#### PROBLEM DESCRIPTION
Pull every line that includes the word "alpha" out of the data below and copy it.

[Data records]
_ _ _
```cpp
extern "C" int cris_add_bf16(const cris_bf16* a, int lda, int acoff, const cris_bf16* b, int ldb, int bcoff, cris_bf16* y,
                             int ldy, int ycoff, int M, int C, void* stream) {
    CRIS_CHECK_ARG(a && y && !(C & 7) && !(lda & 7) && !(ldy & 7) && !(acoff & 7) && !(ycoff & 7) && (!b || (!(ldb & 7) && !(bcoff & 7))), "bad args");
    hipLaunchKernelGGL(add_bf16_kernel, dim3(cris_grid_1d((long)M * (C / 8), 256)), dim3(256), 0, (hipStream_t)stream, a, lda,
                       acoff, b, ldb, bcoff, y, ldy, ycoff, M, C);
    CRIS_LAUNCH_CHECK();
    return 0;
}

__global__ void add_rowtable_kernel(const bf16_t* a, int lda, const float* table, int trows, bf16_t* y, int ldy, int M, int C) {
    const int CV = C >> 3;
    const long total = (long)M * CV;
    GRID_STRIDE(idx, total) {
        const int cv = (int)(idx % CV);
        const long m = idx / CV;
        float u[8], v[8];
        ld8bf(a + (size_t)m * lda + cv * 8, u);
        ld8f(table + (size_t)(m % trows) * C + cv * 8, v);
#pragma unroll
        for (int j = 0; j < 8; ++j) u[j] += v[j];
        st8bf(y + (size_t)m * ldy + cv * 8, u);
    }
}

extern "C" int cris_add_rowtable(const cris_bf16* a, int lda, const float* table, int trows, cris_bf16* y, int ldy, int M,
                                 int C, void* stream) {
    CRIS_CHECK_ARG(a && table && y && trows > 0 && !(C & 7) && !(lda & 7) && !(ldy & 7), "bad args");
    hipLaunchKernelGGL(add_rowtable_kernel, dim3(cris_grid_1d((long)M * (C / 8), 256)), dim3(256), 0, (hipStream_t)stream, a,
                       lda, table, trows, y, ldy, M, C);
    CRIS_LAUNCH_CHECK();
    return 0;
}

__global__ void cast_f32_bf16_kernel(const float* x, bf16_t* y, long n) {
    GRID_STRIDE(i, n) y[i] = f2bf(x[i]);
}
extern "C" int cris_cast_f32_bf16(const float* x, cris_bf16* y, long n, void* stream) {
    CRIS_CHECK_ARG(x && y && n > 0, "bad args");
    hipLaunchKernelGGL(cast_f32_bf16_kernel, dim3(cris_grid_1d(n, 256)), dim3(256), 0, (hipStream_t)stream, x, y, n);
    CRIS_LAUNCH_CHECK();
    return 0;
}
__global__ void cast_bf16_f32_kernel(const bf16_t* x, float* y, long n, int accum) {
    GRID_STRIDE(i, n) y[i] = (accum ? y[i] : 0.f) + bf2f(x[i]);
}
extern "C" int cris_cast_bf16_f32(const cris_bf16* x, float* y, long n, int accum, void* stream) {
    CRIS_CHECK_ARG(x && y && n > 0, "bad args");
    hipLaunchKernelGGL(cast_bf16_f32_kernel, dim3(cris_grid_1d(n, 256)), dim3(256), 0, (hipStream_t)stream, x, y, n, accum);
    CRIS_LAUNCH_CHECK();
    return 0;
}
__global__ void quickgelu_fwd_kernel(const bf16_t* x, bf16_t* y, long nvec) {
    GRID_STRIDE(i, nvec) {
        float v[8];
        ld8bf(x + i * 8, v);
#pragma unroll
        for (int j = 0; j < 8; ++j) v[j] = v[j] / (1.f + __expf(-1.702f * v[j]));
        st8bf(y + i * 8, v);
    }
}
extern "C" int cris_quickgelu_fwd(const cris_bf16* x, cris_bf16* y, long n, void* stream) {
    CRIS_CHECK_ARG(x && y && n > 0 && !(n & 7), "n must be a multiple of 8");
    hipLaunchKernelGGL(quickgelu_fwd_kernel, dim3(cris_grid_1d(n / 8, 256)), dim3(256), 0, (hipStream_t)stream, x, y, n / 8);
    CRIS_LAUNCH_CHECK();
    return 0;
}
__global__ void quickgelu_bwd_kernel(const bf16_t* x, const bf16_t* dy, bf16_t* dx, long nvec) {
    GRID_STRIDE(i, nvec) {
        float v[8], g[8];
        ld8bf(x + i * 8, v);
        ld8bf(dy + i * 8, g);
#pragma unroll
        for (int j = 0; j < 8; ++j) {
            const float s = 1.f / (1.f + __expf(-1.702f * v[j]));
            g[j] *= s * (1.f + 1.702f * v[j] * (1.f - s));
        }
        st8bf(dx + i * 8, g);
    }
}
extern "C" int cris_quickgelu_bwd(const cris_bf16* x, const cris_bf16* dy, cris_bf16* dx, long n, void* stream) {
    CRIS_CHECK_ARG(x && dy && dx && n > 0 && !(n & 7), "n must be a multiple of 8");
    hipLaunchKernelGGL(quickgelu_bwd_kernel, dim3(cris_grid_1d(n / 8, 256)), dim3(256), 0, (hipStream_t)stream, x, dy, dx, n / 8);
    CRIS_LAUNCH_CHECK();
    return 0;
}
__global__ void cast_drop_kernel(const float* x, bf16_t* y, long n, float scale, uint32_t thresh, uint32_t seed, uint32_t stream_id,
                                 const uint32_t* seed_dev) {
    const uint32_t key = cris_drop_key(seed + (seed_dev ? seed_dev[0] : 0u), stream_id);
    GRID_STRIDE(i, n) {
        float v = x[i];
        if (thresh) v = cris_keep(key, (uint32_t)i, thresh) ? v * scale : 0.f;
        y[i] = f2bf(v);
    }
}
extern "C" int cris_cast_f32_bf16_drop(const float* x, cris_bf16* y, long n, float drop_p, uint32_t drop_thresh, uint32_t seed,
                                       uint32_t stream_id, const uint32_t* seed_dev, void* stream) {
    CRIS_CHECK_ARG(x && y && n > 0 && n < (1L << 32), "bad args");
    const float scale = drop_thresh ? 1.f / (1.f - drop_p) : 1.f;
    hipLaunchKernelGGL(cast_drop_kernel, dim3(cris_grid_1d(n, 256)), dim3(256), 0, (hipStream_t)stream, x, y, n, scale, drop_thresh,
                       seed, stream_id, seed_dev);
    CRIS_LAUNCH_CHECK();
    return 0;
}
__global__ void step_advance_kernel(int* step, uint32_t* seed, int* exchange_gen) {
    const int s = step[0];
    seed[0] = (uint32_t)s * 7919u + 17u;
    step[0] = s + 1;
    if (exchange_gen) exchange_gen[0] += 1;
}
extern "C" int cris_step_advance(int32_t* step, uint32_t* seed, int32_t* exchange_gen, void* stream) {
    CRIS_CHECK_ARG(step && seed, "bad args");
    hipLaunchKernelGGL(step_advance_kernel, dim3(1), dim3(1), 0, (hipStream_t)stream, step, seed, exchange_gen);
    CRIS_LAUNCH_CHECK();
    return 0;
}
__global__ void step_advance_micro_kernel(int* step, uint32_t* seed, int* exchange_gen, int micro, int accum) {
    int s = step[0];
    if (micro == 0) step[0] = s + 1;
    else s -= 1;
    seed[0] = ((uint32_t)s * (uint32_t)accum + (uint32_t)micro) * 7919u + 17u;
    if (exchange_gen) exchange_gen[0] += 1;
}
extern "C" int cris_step_advance_micro(int32_t* step, uint32_t* seed, int32_t* exchange_gen, int micro, int accum, void* stream) {
    CRIS_CHECK_ARG(step && seed && accum >= 1 && micro >= 0 && micro < accum, "bad args (0 <= micro < accum)");
    hipLaunchKernelGGL(step_advance_micro_kernel, dim3(1), dim3(1), 0, (hipStream_t)stream, step, seed, exchange_gen, micro, accum);
    CRIS_LAUNCH_CHECK();
    return 0;
}
template <int MODE>
__global__ __launch_bounds__(256) void grad_accumulate_kernel(float4* __restrict__ dst, const float4* __restrict__ src, long nvec) {
    const long stride = (long)gridDim.x * 256;
    long i = (long)blockIdx.x * 256 + threadIdx.x;
    for (; i + stride < nvec; i += 2 * stride) {
        float4 s0 = src[i], s1 = src[i + stride];
        if (MODE == 1) {
            const float4 d0 = dst[i], d1 = dst[i + stride];
            s0.x = d0.x + s0.x; s0.y = d0.y + s0.y; s0.z = d0.z + s0.z; s0.w = d0.w + s0.w;
            s1.x = d1.x + s1.x; s1.y = d1.y + s1.y; s1.z = d1.z + s1.z; s1.w = d1.w + s1.w;
        }
        dst[i] = s0;
        dst[i + stride] = s1;
    }
    if (i < nvec) {
        float4 s0 = src[i];
        if (MODE == 1) {
            const float4 d0 = dst[i];
            s0.x = d0.x + s0.x; s0.y = d0.y + s0.y; s0.z = d0.z + s0.z; s0.w = d0.w + s0.w;
        }
        dst[i] = s0;
    }
}
static int cris_cu_count() {
    static int cached[64];
    int dev = 0;
    if (hipGetDevice(&dev) != hipSuccess || dev < 0 || dev >= 64) return 256;
    if (!cached[dev]) {
        int cus = 0;
        if (hipDeviceGetAttribute(&cus, hipDeviceAttributeMultiprocessorCount, dev) != hipSuccess || cus <= 0) cus = 256;
        cached[dev] = cus;
    }
    return cached[dev];
}
extern "C" int cris_grad_accumulate(float* dst, const float* src, long n, int mode, void* stream) {
    CRIS_CHECK_ARG(dst && src && n > 0 && !(n & 3), "n must be a positive multiple of 4");
    CRIS_CHECK_ARG(!(((uintptr_t)dst | (uintptr_t)src) & 15), "dst and src must be 16-byte aligned");
    CRIS_CHECK_ARG(mode == 0 || mode == 1, "mode must be 0 (dst = src) or 1 (dst += src)");
    CRIS_CHECK_ARG(dst + n <= src || src + n <= dst, "dst and src overlap");
    const long nvec = n >> 2;
    const int grid = cris_grid_1d(nvec, 512, 8 * cris_cu_count());
    if (mode == 0)
        hipLaunchKernelGGL(grad_accumulate_kernel<0>, dim3(grid), dim3(256), 0, (hipStream_t)stream, (float4*)dst, (const float4*)src, nvec);
    else
        hipLaunchKernelGGL(grad_accumulate_kernel<1>, dim3(grid), dim3(256), 0, (hipStream_t)stream, (float4*)dst, (const float4*)src, nvec);
    CRIS_LAUNCH_CHECK();
    return 0;
}
__global__ void axpy_f32_kernel(float* dst, const float* src, float alpha, long n) {
    GRID_STRIDE(i, n) dst[i] += alpha * src[i];
}
extern "C" int cris_axpy_f32(float* dst, const float* src, float alpha, long n, void* stream) {
    CRIS_CHECK_ARG(dst && src && n > 0, "bad args");
    hipLaunchKernelGGL(axpy_f32_kernel, dim3(cris_grid_1d(n, 256)), dim3(256), 0, (hipStream_t)stream, dst, src, alpha, n);
    CRIS_LAUNCH_CHECK();
    return 0;
}
__global__ void embed_fwd_kernel(const int64_t* tokens, const float* table, const float* pos, int Bn, int L, int D, float* out) {
    const int DV = D >> 2;
    const long total = (long)Bn * L * DV;
    GRID_STRIDE(idx, total) {
        const int dv = (int)(idx % DV);
        const long r = idx / DV;
        const int l = (int)(r % L);
        const int64_t tok = tokens[r];
        const float4 e = *reinterpret_cast<const float4*>(table + (size_t)tok * D + dv * 4);
        const float4 q = *reinterpret_cast<const float4*>(pos + (size_t)l * D + dv * 4);
        *reinterpret_cast<float4*>(out + (size_t)r * D + dv * 4) = make_float4(e.x + q.x, e.y + q.y, e.z + q.z, e.w + q.w);
    }
}
extern "C" int cris_embed_fwd(const int64_t* tokens, const float* table, const float* pos, int Bn, int L, int D, float* out,
                              void* stream) {
    CRIS_CHECK_ARG(tokens && table && pos && out && !(D & 3), "bad args");
    hipLaunchKernelGGL(embed_fwd_kernel, dim3(cris_grid_1d((long)Bn * L * (D / 4), 256)), dim3(256), 0, (hipStream_t)stream,
                       tokens, table, pos, Bn, L, D, out);
    CRIS_LAUNCH_CHECK();
    return 0;
}
__global__ void embed_bwd_kernel(const int64_t* tokens, const float* dx, int Bn, int L, int D, float* dtable, float* dpos,
                                 unsigned char* row_live) {
    const long total = (long)Bn * L * D;
    const int R = Bn * L;
    GRID_STRIDE(idx, total) {
        const int d = (int)(idx % D);
        const int r = (int)(idx / D);
        const int64_t tok = tokens[r];
        bool first = true;
        for (int q = 0; q < r; ++q) first = first && tokens[q] != tok;
        if (first) {
            float a = 0.f;
            for (int q = r; q < R; ++q)
                if (tokens[q] == tok) a += dx[(size_t)q * D + d];
            dtable[(size_t)tok * D + d] = a;
            if (row_live && d == 0) row_live[tok] = 1;
        }
        if (r < L) {
            float a = 0.f;
            for (int b = 0; b < Bn; ++b) a += dx[((size_t)b * L + r) * D + d];
            dpos[(size_t)r * D + d] = a;
// ... 812 lines not shown
```

cris/pytorch_amd/csrc/norm.hip:

```cpp
#include "common.h"
#include "../../../include/cris_hip.h"
#include "p2p_ll.h"
#include <string.h>

#define BN_WIDE_MIN 128
#define BN_MERGE_MIN 512
#define BN_MERGE_SLICES 64

template <int PL>
__device__ __forceinline__ float bn_lane_sum(float (*sh)[17], float v, int pl, int cl) {
    __syncthreads();
    sh[pl][cl] = v;
    __syncthreads();
    if (PL == 64) {
        float g = 0.f;
        if (pl < 8) {
#pragma unroll
            for (int j = 0; j < 8; ++j) g += sh[pl * 8 + j][cl];
        }
        __syncthreads();
        if (pl < 8) sh[pl][cl] = g;
        __syncthreads();
    }
    float t = sh[0][cl];
// ... 972 lines not shown
#pragma unroll
        for (int u = 0; u < U; ++u) {
            const int mu = m + u * step;
            if (mu >= M) break;
            float y[8], dz[8], z[8], g[8], o[8];
            unpack8(ry[u], y);
            unpack8(rdz[u], dz);
            if (MASK == 1) unpack8(rz[u], z);
#pragma unroll
            for (int j = 0; j < 8; ++j) {
                bool pos = true;
                if (MASK == 1) pos = z[j] > 0.f;
                if (MASK == 2) pos = (y[j] * sc[j] + sh[j]) > 0.f;
                g[j] = pos ? dz[j] : 0.f;
                const float xh = (y[j] - mean[j]) * inv[j];
                o[j] = sc[j] * (g[j] - a0[j] - xh * s1[j] * invc);
            }
            cris_st16(dyb + (size_t)mu * p.lddy, pack8(o));
            if (want2) {
                float y2[8];
                unpack8(ry2[u], y2);
#pragma unroll
                for (int j = 0; j < 8; ++j) {
                    const float xh2 = (y2[j] - mean2[j]) * inv2[j];
                    o[j] = sc2[j] * (g[j] - a0[j] - xh2 * s3[j] * invc);
                }
                cris_st16(dy2b + (size_t)mu * p.lddy2, pack8(o));
            }
            if (dib) {
                if (di_acc) {
                    float old[8];
                    unpack8(rold[u], old);
#pragma unroll
                    for (int j = 0; j < 8; ++j) g[j] += old[j];
                }
                cris_st16(dib + (size_t)mu * p.lddi, pack8(g));
            }
        }
    }
}
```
_ _ _
#### WRITTEN SOLUTION
__global__ void axpy_f32_kernel(float* dst, const float* src, float alpha, long n) {
    GRID_STRIDE(i, n) dst[i] += alpha * src[i];
extern "C" int cris_axpy_f32(float* dst, const float* src, float alpha, long n, void* stream) {
    hipLaunchKernelGGL(axpy_f32_kernel, dim3(cris_grid_1d(n, 256)), dim3(256), 0, (hipStream_t)stream, dst, src, alpha, n);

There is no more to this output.